Update: See the last line of graf #3.
One day a fifth grade teacher at Oak Grove Elementary in DeKalb County contacted the household to relay some urgent information: You need to know that your son has a dark side that I’m unaccustomed to seeing in ten year olds. The teacher found it disturbing.
In particular, the teacher was alarmed by his art work. His doodlings were a bit existential. Sometimes, he drew faces contorted in horrific expressions. Sometimes the themes were a bit twisted. “He’s quite good,” the teacher said, referring to his drawing skills. He caused no trouble in class. He wrote well and got good grades. But she was afraid the boy had a screw loose. He might need counseling, she gently suggested.
She was referring to Bill Richards, now the newest addition (along with a guy named Hullinger) to the news product of WXIA-TV. He’ll draw editorial cartoons for WXIA’s newfangled political site, the Bullpen. As he’s due to get (another) degree in May at UGA, he’ll draw a couple of cartoons a week for 11alive.com. His first offering is here.
This is what kills me: It wasn’t my idea. One day, WXIA’s manager of content Ben Mayer phoned me to ask if I thought Bill would want to draw cartoons for 11alive.com. The question caught me out of the blue. Bill has been drawing editorial cartoons for the Red and Black since his freshman year. Mayer was a fan. Mayer had cleared it with the bosslady before asking me for Bill’s contact info.
Happy together: Bill Richards et al
Bill does what few people can do: Distill a concise message into a single panel of art, and make the message funny, timely and edgy. Many would-be cartoonists can draw well. But many fail at the message and the humor. Yeah, I’m completely biased. But I’m pretty blown away by the frequency with which he delivers solid editorial cartoon material while toiling full-time as a college student.

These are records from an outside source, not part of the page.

# OxfordML/GPz

Measured on AMD Instinct MI355X. Metric: objective+gradient evals/sec, higher is better.
Workload: dtype f64

## Files before the change

gpz_amd/csrc/k_moments_ring.hip:

```cpp
#include "gpz_dev.h"
#include "gpz_kernels.h"

#define RG_ROWS 8
#define RG_SLOTS 4
#define RG_JB 2
#define RG_COLS 32
#define RG_SLOT_DOUBLES 640
#define RG_SIDE 512
#define RG_SIDE_RS 96
#define RG_GROUP_REQ 5
#define RG_LDS_BYTES 81920
#define RG_GLDS(g, l) __builtin_amdgcn_global_load_lds((const __attribute__((address_space(1))) void *)(g), (__attribute__((address_space(3))) void *)(l), 16, 0, 0)
static_assert(RG_LDS_BYTES == 4 * RG_SLOTS * RG_SLOT_DOUBLES * 8 && RG_COLS == 16 * RG_JB && RG_SIDE == 2 * RG_ROWS * RG_COLS, "ring size");

template <int D>
__global__ __launch_bounds__(256, 2) void k_moments_ring(RingMomentArgs a) {
    constexpr int NF = 1 + D + D * (D + 1) / 2, XL = D + 2;
    constexpr int NFB = NF >= 64 ? NF / 16 : (NF + 15) / 16;
    constexpr int NL = NF > 16 * NFB ? NF - 16 * NFB : 0;
    static_assert(RG_ROWS * XL <= RG_SIDE_RS, "side block");
    extern __shared__ double rg_smem[];
    const int tid = threadIdx.x, lane = tid & 63, wave = __builtin_amdgcn_readfirstlane(tid >> 6), li = lane & 15, lk = lane >> 4;
    const int ncg = (a.m + 4 * RG_COLS - 1) / (4 * RG_COLS);
    const int cg = blockIdx.x % ncg, chunk = blockIdx.x / ncg;
    const int j0 = cg * (4 * RG_COLS) + wave * RG_COLS;
    if (j0 >= a.m) return;
    double *const ring = rg_smem + wave * (RG_SLOTS * RG_SLOT_DOUBLES);
    const int r_begin = chunk * a.rows_per_chunk;
    const int r_end = min(a.n, r_begin + a.rows_per_chunk);
    const int ng = (r_end - r_begin + RG_ROWS - 1) / RG_ROWS;
    double wj[RG_JB], vj[RG_JB];
#pragma unroll
    for (int cb = 0; cb < RG_JB; ++cb) {
        const int j = min(j0 + 16 * cb + li, a.m - 1);
        wj[cb] = a.w[j];
        vj[cb] = a.v ? a.v[j] : 0.0;
    }
    int fia[NFB], fib[NFB];
#pragma unroll
    for (int fb = 0; fb < NFB; ++fb) {
        const int f = 16 * fb + li;
        int ia = 0, ib = 0;
        if (f >= NF) ia = ib = XL - 1;
        else if (f >= 1) {
            if (f <= D) ia = f;
            else {
                int e2 = f - 1 - D, aa = 0;
                while (e2 >= D - aa) { e2 -= D - aa; ++aa; }
                ia = aa + 1; ib = aa + e2 + 1;
            }
        }
        fia[fb] = ia; fib[fb] = ib;
    }
    int lia[NL > 0 ? NL : 1], lib[NL > 0 ? NL : 1];
#pragma unroll
    for (int t = 0; t < NL; ++t) {
        int e2 = 16 * NFB + t - 1 - D, aa = 0;
        while (e2 >= D - aa) { e2 -= D - aa; ++aa; }
        lia[t] = aa + 1; lib[t] = aa + e2 + 1;
    }
    d4_t acc[RG_JB][NFB];
    double ev[RG_JB][NL + 2];
#pragma unroll
    for (int cb = 0; cb < RG_JB; ++cb) {
#pragma unroll
        for (int fb = 0; fb < NFB; ++fb) acc[cb][fb] = d4_t{0.0, 0.0, 0.0, 0.0};
#pragma unroll
        for (int t = 0; t < NL + 2; ++t) ev[cb][t] = 0.0;
    }
    const unsigned colj = (unsigned)min(j0 + 2 * (lane & 15), a.ld - 2);
    const unsigned voff = (unsigned)(lane >> 4) * (unsigned)a.ld + colj;
    const bool is_rs = lane >= 48;
    const unsigned soff = is_rs ? 2u * (unsigned)(lane - 48) : min(2u * (unsigned)lane, (unsigned)(RG_ROWS * XL - 2));
    const double *const sbase = is_rs ? a.rowscal : a.Xs;
    const unsigned srow = is_rs ? 4u : (unsigned)XL;
    const long last = (long)r_end - 1;
    auto stage_half = [&](int g, int slot, int h) {
        const long rg = (long)r_begin + (long)g * RG_ROWS + 4 * h;
        double *const l0 = ring + slot * RG_SLOT_DOUBLES + 4 * h * RG_COLS;
        if (rg + 4 <= (long)r_end) {
            const size_t ro = (size_t)rg * (size_t)a.ld;
            RG_GLDS(a.Phi + ro + voff, l0);
            RG_GLDS(a.T + ro + voff, l0 + RG_ROWS * RG_COLS);
        } else {
            long row = rg + (lane >> 4);
            row = row < last ? row : last;
            const size_t ro = (size_t)row * (size_t)a.ld + colj;
            RG_GLDS(a.Phi + ro, l0);
            RG_GLDS(a.T + ro, l0 + RG_ROWS * RG_COLS);
        }
    };
    auto stage_side = [&](int g, int slot) {
        const long rg = (long)r_begin + (long)g * RG_ROWS;
        double *const l0 = ring + slot * RG_SLOT_DOUBLES + RG_SIDE;
        long e = rg * (long)srow + (long)soff;
        const long elast = (long)r_end * (long)srow - 2;
        e = e < elast ? e : elast;
        RG_GLDS(sbase + e, l0);
    };
    auto kstep = [&](const double *s0, int kk, int rows_left) {
        const int rr = 4 * kk + lk;
        const bool valid = rr < rows_left;
        const double *xr = s0 + RG_SIDE + rr * XL;
        const double *rs = s0 + RG_SIDE + RG_SIDE_RS + rr * 4;
        const double r0 = rs[0], r1 = rs[1], r2 = rs[2];
        const double ob = valid ? r0 : 0.0, cc = valid ? r1 : 0.0, db = valid ? r2 : 0.0;
        double fr[NFB], fl[NL > 0 ? NL : 1];
#pragma unroll
        for (int fb = 0; fb < NFB; ++fb) fr[fb] = xr[fia[fb]] * xr[fib[fb]];
#pragma unroll
        for (int t = 0; t < NL; ++t) fl[t] = xr[lia[t]] * xr[lib[t]];
        const double *pp = s0 + rr * RG_COLS + li;
        double phn = pp[0], ttn = pp[RG_ROWS * RG_COLS];
        __builtin_amdgcn_sched_barrier(0);
#pragma unroll
        for (int cb = 0; cb < RG_JB; ++cb) {
            const double ph = phn, tt = ttn;
            if (cb + 1 < RG_JB) { phn = pp[16 * (cb + 1)]; ttn = pp[RG_ROWS * RG_COLS + 16 * (cb + 1)]; }
            const double dp = fma(-ob, tt, fma(db, vj[cb], -cc * wj[cb])) * ph;
#pragma unroll
            for (int fb = 0; fb < NFB; ++fb) acc[cb][fb] = MFMA_F64(dp, fr[fb], acc[cb][fb]);
#pragma unroll
            for (int t = 0; t < NL; ++t) ev[cb][t] = fma(dp, fl[t], ev[cb][t]);
            ev[cb][NL] = fma(ph, cc, ev[cb][NL]);
            ev[cb][NL + 1] = fma(ph, db, ev[cb][NL + 1]);
            __builtin_amdgcn_sched_barrier(0);
        }
    };
    for (int g = 0; g < RG_SLOTS; ++g)
        if (g < ng) { stage_half(g, g, 0); stage_half(g, g, 1); stage_side(g, g); }
    for (int g = 0; g < ng; ++g) {
        const int ahead = ng - 1 - g;
        if (ahead >= 3) asm volatile("s_waitcnt vmcnt(15)" ::: "memory");
        else if (ahead == 2) asm volatile("s_waitcnt vmcnt(10)" ::: "memory");
        else if (ahead == 1) asm volatile("s_waitcnt vmcnt(5)" ::: "memory");
        else asm volatile("s_waitcnt vmcnt(0)" ::: "memory");
        const int slot = g % RG_SLOTS;
        const double *s0 = ring + slot * RG_SLOT_DOUBLES;
        const int rows_left = r_end - r_begin - g * RG_ROWS;
        const bool more = g + RG_SLOTS < ng;
        kstep(s0, 0, rows_left);
        asm volatile("s_waitcnt lgkmcnt(0)" ::: "memory");
        if (more) stage_half(g + RG_SLOTS, slot, 0);
        kstep(s0, 1, rows_left);
        asm volatile("s_waitcnt lgkmcnt(0)" ::: "memory");
        if (more) { stage_half(g + RG_SLOTS, slot, 1); stage_side(g + RG_SLOTS, slot); }
    }
    double *rec = a.slab + (size_t)chunk * a.m * (NF + 2);
#pragma unroll
    for (int cb = 0; cb < RG_JB; ++cb) {
#pragma unroll
        for (int r = 0; r < 4; ++r) {
            const int j = j0 + 16 * cb + lk + 4 * r;
            if (j < a.m) {
                double *o = rec + (size_t)j * (NF + 2);
#pragma unroll
                for (int fb = 0; fb < NFB; ++fb)
                    if (16 * fb + li < NF) o[16 * fb + li] = acc[cb][fb][r];
            }
        }
        const int j = j0 + 16 * cb + li;
#pragma unroll
        for (int t = 0; t < NL + 2; ++t) {
            double s = ev[cb][t];
            s += __shfl_xor(s, 16, 64);
            s += __shfl_xor(s, 32, 64);
            if (lk == 0 && j < a.m) rec[(size_t)j * (NF + 2) + (NF - NL) + t] = s;
        }
    }
}

__global__ __launch_bounds__(1024) void k_ring_finish(const double *__restrict__ slab, int nrec, int m, int d, int nf, const double *__restrict__ P,
                                                      const double *__restrict__ xmu, int nm, int mp, double *__restrict__ mom,
                                                      double *__restrict__ cols, int accumulate) {
    __shared__ double part[32][72];
    __shared__ double R[72];
    const int tid = threadIdx.x, j = blockIdx.x, nv = nf + 2;
    const int L = 1024 / nv < 32 ? 1024 / nv : 32;
    const int f = tid % nv, sl = tid / nv;
    if (sl < L) {
        const double *p = slab + (size_t)j * nv + f;
        const size_t stride = (size_t)m * nv;
        double s0 = 0.0, s1 = 0.0, s2 = 0.0, s3 = 0.0;
        int r = sl;
        for (; r + 3 * L < nrec; r += 4 * L) {
            s0 += p[(size_t)r * stride];
            s1 += p[(size_t)(r + L) * stride];
            s2 += p[(size_t)(r + 2 * L) * stride];
            s3 += p[(size_t)(r + 3 * L) * stride];
        }
        for (; r < nrec; r += L) s0 += p[(size_t)r * stride];
        part[sl][f] = (s0 + s1) + (s2 + s3);
    }
    __syncthreads();
    if (tid < nv) {
        double t = 0.0;
        for (int q = 0; q < L; ++q) t += part[q][tid];
        R[tid] = t;
    }
    __syncthreads();
    const int q = tid;
    if (q >= nm + 2) return;
    if (q >= nm) {
        cols[(size_t)(q - nm) * mp + j] = R[nf + (q - nm)];
        return;
    }
    double val;
    if (q < d) {
        const double qc = P[(size_t)j * d + q] - xmu[q];
        val = R[1 + q] - qc * R[0];
    } else {
        int e = q - d, aa = 0;
        while (e >= d - aa) { e -= d - aa; ++aa; }
        const int bb = aa + e;
        const double qa = P[(size_t)j * d + aa] - xmu[aa], qb = P[(size_t)j * d + bb] - xmu[bb];
        val = R[1 + q] - qa * R[1 + bb] - qb * R[1 + aa] + qa * qb * R[0];
    }
    mom[(size_t)j * nm + q] = accumulate ? mom[(size_t)j * nm + q] + val : val;
}

bool moments_ring_fits(int kind, int de, int mp) { return kind == GPZ_KIND_COV && (de == 8 || de == 10) && mp > 256; }
int moments_ring_cols() { return 4 * RG_COLS; }
int moments_ring_features(int de) { return 1 + de + de * (de + 1) / 2; }

template <int D>
static int ring_launch(hipStream_t st, const RingMomentArgs &a, dim3 g) {
    if (hipFuncSetAttribute((const void *)k_moments_ring<D>, hipFuncAttributeMaxDynamicSharedMemorySize, RG_LDS_BYTES) != hipSuccess) return -1;
    hipLaunchKernelGGL(k_moments_ring<D>, g, dim3(256), RG_LDS_BYTES, st, a);
    return hipGetLastError() == hipSuccess ? 0 : -1;
}

int launch_moments_ring(hipStream_t st, const RingMomentArgs &a) {
    if (a.nchunk <= 0) return 0;
    dim3 g((unsigned)((a.m + 4 * RG_COLS - 1) / (4 * RG_COLS)) * (unsigned)a.nchunk);
    switch (a.d) {
        case 8: return ring_launch<8>(st, a, g);
        case 10: return ring_launch<10>(st, a, g);
        default: return -1;
    }
}

void launch_ring_finish(hipStream_t st, const double *slab, int nrec, int m, int d, const double *P, const double *xmu, int nm, int mp,
                        double *mom, double *cols, int accumulate) {
    hipLaunchKernelGGL(k_ring_finish, dim3(m), dim3(1024), 0, st, slab, nrec, m, d, moments_ring_features(d), P, xmu, nm, mp, mom, cols, accumulate);
}
```

Baseline: 18.65.

## Unroll ring loop by slot count with precomputed LDS addresses and split tail

Rewrites the main ring-buffer loop so each pass unrolls over the four slots, letting slot offsets be compile-time constants. LDS addresses for phi, side data and feature gathers are precomputed once as 32-bit address-space-3 pointers, and global source pointers advance incrementally instead of being recomputed. Full row groups take a specialized path without row-bound checks, and the final partial group runs after the loop. The goal is to cut per-iteration address arithmetic, branching and modulo work in the hot loop, at the cost of larger code, more register pressure and more complex tail handling.

```diff
diff --git a/gpz_amd/csrc/k_moments_ring.hip b/gpz_amd/csrc/k_moments_ring.hip
--- a/gpz_amd/csrc/k_moments_ring.hip
+++ b/gpz_amd/csrc/k_moments_ring.hip
@@ -11,6 +11,8 @@
 #define RG_GROUP_REQ 5
 #define RG_LDS_BYTES 81920
 #define RG_GLDS(g, l) __builtin_amdgcn_global_load_lds((const __attribute__((address_space(1))) void *)(g), (__attribute__((address_space(3))) void *)(l), 16, 0, 0)
+typedef const __attribute__((address_space(3))) double *lds_cd;
+#define RG_LDS(x) ((lds_cd)(__UINTPTR_TYPE__)(x))
 static_assert(RG_LDS_BYTES == 4 * RG_SLOTS * RG_SLOT_DOUBLES * 8 && RG_COLS == 16 * RG_JB && RG_SIDE == 2 * RG_ROWS * RG_COLS, "ring size");
 
 template <int D>
@@ -129,22 +131,112 @@
     };
     for (int g = 0; g < RG_SLOTS; ++g)
         if (g < ng) { stage_half(g, g, 0); stage_half(g, g, 1); stage_side(g, g); }
-    for (int g = 0; g < ng; ++g) {
-        const int ahead = ng - 1 - g;
-        if (ahead >= 3) asm volatile("s_waitcnt vmcnt(15)" ::: "memory");
-        else if (ahead == 2) asm volatile("s_waitcnt vmcnt(10)" ::: "memory");
-        else if (ahead == 1) asm volatile("s_waitcnt vmcnt(5)" ::: "memory");
-        else asm volatile("s_waitcnt vmcnt(0)" ::: "memory");
-        const int slot = g % RG_SLOTS;
-        const double *s0 = ring + slot * RG_SLOT_DOUBLES;
-        const int rows_left = r_end - r_begin - g * RG_ROWS;
-        const bool more = g + RG_SLOTS < ng;
-        kstep(s0, 0, rows_left);
+    const int nw = (r_end - r_begin) / RG_ROWS, nrem = r_end - r_begin - nw * RG_ROWS;
+    const unsigned ringb = (unsigned)(__UINTPTR_TYPE__)(__attribute__((address_space(3))) double *)ring;
+    unsigned pb = ringb + 8u * (unsigned)(lk * RG_COLS + li);
+    unsigned xb = ringb + 8u * (unsigned)(RG_SIDE + lk * XL);
+    unsigned rb = ringb + 8u * (unsigned)(RG_SIDE + RG_SIDE_RS + lk * 4);
+    unsigned fa[NFB], fo[NFB];
+#pragma unroll
+    for (int fb = 0; fb < NFB; ++fb) { fa[fb] = xb + 8u * (unsigned)fia[fb]; fo[fb] = xb + 8u * (unsigned)fib[fb]; }
+    asm volatile("" : "+v"(pb), "+v"(xb), "+v"(rb));
+#pragma unroll
+    for (int fb = 0; fb < NFB; ++fb) asm volatile("" : "+v"(fa[fb]), "+v"(fo[fb]));
+    auto kstep_whole = [&](int so, int kk) {
+        const lds_cd rs = RG_LDS(rb) + (so + 16 * kk);
+        const lds_cd xr = RG_LDS(xb) + (so + 4 * kk * XL);
+        double xa[NFB], xo[NFB], la[NL > 0 ? NL : 1], lo[NL > 0 ? NL : 1];
+#pragma unroll
+        for (int fb = 0; fb < NFB; ++fb) { xa[fb] = (RG_LDS(fa[fb]))[so + 4 * kk * XL]; xo[fb] = (RG_LDS(fo[fb]))[so + 4 * kk * XL]; }
+#pragma unroll
+        for (int t = 0; t < NL; ++t) { la[t] = xr[lia[t]]; lo[t] = xr[lib[t]]; }
+        const double ob = rs[0], cc = rs[1], db = rs[2];
+        const lds_cd pp = RG_LDS(pb) + (so + 4 * kk * RG_COLS);
+        double phn = pp[0], ttn = pp[RG_ROWS * RG_COLS];
+        __builtin_amdgcn_sched_barrier(0);
+        double fr[NFB], fl[NL > 0 ? NL : 1];
+#pragma unroll
+        for (int fb = 0; fb < NFB; ++fb) fr[fb] = xa[fb] * xo[fb];
+#pragma unroll
+        for (int t = 0; t < NL; ++t) fl[t] = la[t] * lo[t];
+        __builtin_amdgcn_sched_barrier(0);
+#pragma unroll
+        for (int cb = 0; cb < RG_JB; ++cb) {
+            const double ph = phn, tt = ttn;
+            if (cb + 1 < RG_JB) { phn = pp[16 * (cb + 1)]; ttn = pp[RG_ROWS * RG_COLS + 16 * (cb + 1)]; }
+            const double dp = fma(-ob, tt, fma(db, vj[cb], -cc * wj[cb])) * ph;
+#pragma unroll
+            for (int fb = 0; fb < NFB; ++fb) acc[cb][fb] = MFMA_F64(dp, fr[fb], acc[cb][fb]);
+#pragma unroll
+            for (int t = 0; t < NL; ++t) ev[cb][t] = fma(dp, fl[t], ev[cb][t]);
+            ev[cb][NL] = fma(ph, cc, ev[cb][NL]);
+            ev[cb][NL + 1] = fma(ph, db, ev[cb][NL + 1]);
+            __builtin_amdgcn_sched_barrier(0);
+        }
+    };
+    const unsigned vo = 8u * voff;
+    const int rcl0 = max(min(lk, nrem - 1), 0), rcl1 = max(min(4 + lk, nrem - 1), 0);
+    const unsigned to0 = 8u * ((unsigned)rcl0 * (unsigned)a.ld + colj), to1 = 8u * ((unsigned)rcl1 * (unsigned)a.ld + colj);
+    const size_t gstep = (size_t)RG_ROWS * (size_t)a.ld * 8;
+    const char *gphi = reinterpret_cast<const char *>(a.Phi) + ((size_t)r_begin / RG_ROWS + RG_SLOTS) * gstep + ((size_t)r_begin % RG_ROWS) * (gstep / RG_ROWS);
+    const char *gt = reinterpret_cast<const char *>(a.T) + (gphi - reinterpret_cast<const char *>(a.Phi));
+    const unsigned sstep = 8u * RG_ROWS * srow;
+    const char *sp = reinterpret_cast<const char *>(sbase + ((long)r_begin + RG_SLOTS * RG_ROWS) * (long)srow + (long)soff);
+    const char *spt;
+    {
+        long e = ((long)r_begin + (long)nw * RG_ROWS) * (long)srow + (long)soff;
+        const long elast = (long)r_end * (long)srow - 2;
+        e = e < elast ? e : elast;
+        spt = reinterpret_cast<const char *>(sbase + e);
+    }
+    auto pass = [&](int g, bool steady) {
+#pragma unroll
+        for (int s = 0; s < RG_SLOTS; ++s) {
+            const int gq = g + s + RG_SLOTS;
+            const bool whole = steady || gq < nw, part = !steady && gq == nw && nrem > 0;
+            double *const l0 = ring + s * RG_SLOT_DOUBLES;
+            if (steady || g + s < nw) {
+                const int ahead = ng - 1 - (g + s);
+                if (steady || ahead >= 3) asm volatile("s_waitcnt vmcnt(15)" ::: "memory");
+                else if (ahead == 2) asm volatile("s_waitcnt vmcnt(10)" ::: "memory");
+                else if (ahead == 1) asm volatile("s_waitcnt vmcnt(5)" ::: "memory");
+                else asm volatile("s_waitcnt vmcnt(0)" ::: "memory");
+                kstep_whole(s * RG_SLOT_DOUBLES, 0);
+                asm volatile("s_waitcnt lgkmcnt(0)" ::: "memory");
+                if (whole || part) {
+                    unsigned o = whole ? vo : to0;
+                    asm volatile("" : "+v"(o));
+                    RG_GLDS(gphi + o, l0);
+                    RG_GLDS(gt + o, l0 + RG_ROWS * RG_COLS);
+                }
+                kstep_whole(s * RG_SLOT_DOUBLES, 1);
+                asm volatile("s_waitcnt lgkmcnt(0)" ::: "memory");
+                if (whole) {
+                    unsigned o = vo;
+                    asm volatile("" : "+v"(o));
+                    RG_GLDS(gphi + gstep / 2 + o, l0 + 4 * RG_COLS);
+                    RG_GLDS(gt + gstep / 2 + o, l0 + 4 * RG_COLS + RG_ROWS * RG_COLS);
+                    RG_GLDS(sp, l0 + RG_SIDE);
+                } else if (part) {
+                    unsigned o = to1;
+                    asm volatile("" : "+v"(o));
+                    RG_GLDS(gphi + o, l0 + 4 * RG_COLS);
+                    RG_GLDS(gt + o, l0 + 4 * RG_COLS + RG_ROWS * RG_COLS);
+                    RG_GLDS(spt, l0 + RG_SIDE);
+                }
+                gphi += gstep; gt += gstep; sp += sstep;
+            }
+        }
+    };
+    int g = 0;
+    for (; g + 2 * RG_SLOTS <= nw; g += RG_SLOTS) pass(g, true);
+    for (; g < nw; g += RG_SLOTS) pass(g, false);
+    if (nrem > 0) {
+        asm volatile("s_waitcnt vmcnt(0)" ::: "memory");
+        const double *s0 = ring + (nw % RG_SLOTS) * RG_SLOT_DOUBLES;
+        kstep(s0, 0, nrem);
         asm volatile("s_waitcnt lgkmcnt(0)" ::: "memory");
-        if (more) stage_half(g + RG_SLOTS, slot, 0);
-        kstep(s0, 1, rows_left);
-        asm volatile("s_waitcnt lgkmcnt(0)" ::: "memory");
-        if (more) { stage_half(g + RG_SLOTS, slot, 1); stage_side(g + RG_SLOTS, slot); }
+        kstep(s0, 1, nrem);
     }
     double *rec = a.slab + (size_t)chunk * a.m * (NF + 2);
 #pragma unroll
```

Result: no change. 18.76 (median of 6 runs) (+0.6%).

His stint at the Red and Black has also toughened him up. For his first few years there, the newspaper’s website allowed the worst kind of personal attacks in the “comments” section of each story. My kid has been clobbered by the public in ways I’ve never been.
At the AJC, Mike Luckovich sets the standard. It’s no coincidence that Luckovich and Bill Richards share some stylistic similarities. They’re also both leftists. Don’t blame me — blame Bill’s grandparents, Dick and Judy Richards.
Speaking of– Bill appears in the following Luckovich tribute video produced by Dale Russell. It played prior to the First Amendment Foundation’s presentation of an award to Luckovich earlier this year. Bill provides some comedy relief.
I’ll skip the whole “it’s Fathers Day and lookit my kid working somewhat under the same roof as his old man” theme and go straight to the analysis.
It goes without saying that newspapers are providing fewer and fewer opportunities for anybody these days. When Bill Richards entered UGA, newspapers thrived. He aspired to draw for one professionally. Nowadays, he recognizes that career isn’t likely.
But he has a better chance now, working at a Gannett website, than he had before. Gannett appears to churn its best talent internally. Perhaps somebody will take notice of the doodlings appearing on 11alive.com, and won’t deem them too “dark.”
When Bill moved on to sixth grade, I discussed the concerns of Bill’s fifth grade teacher with his new teacher. Her take on the boy’s psychosis was quite refreshing, and straight outta John Lee Hooker: Don’t change a thing. Let that boy boogie-woogie. It’s in him, and it’s got to come out.
Bill has managed to enter his twenties without any therapy, except for the kind provided by an easel and ink.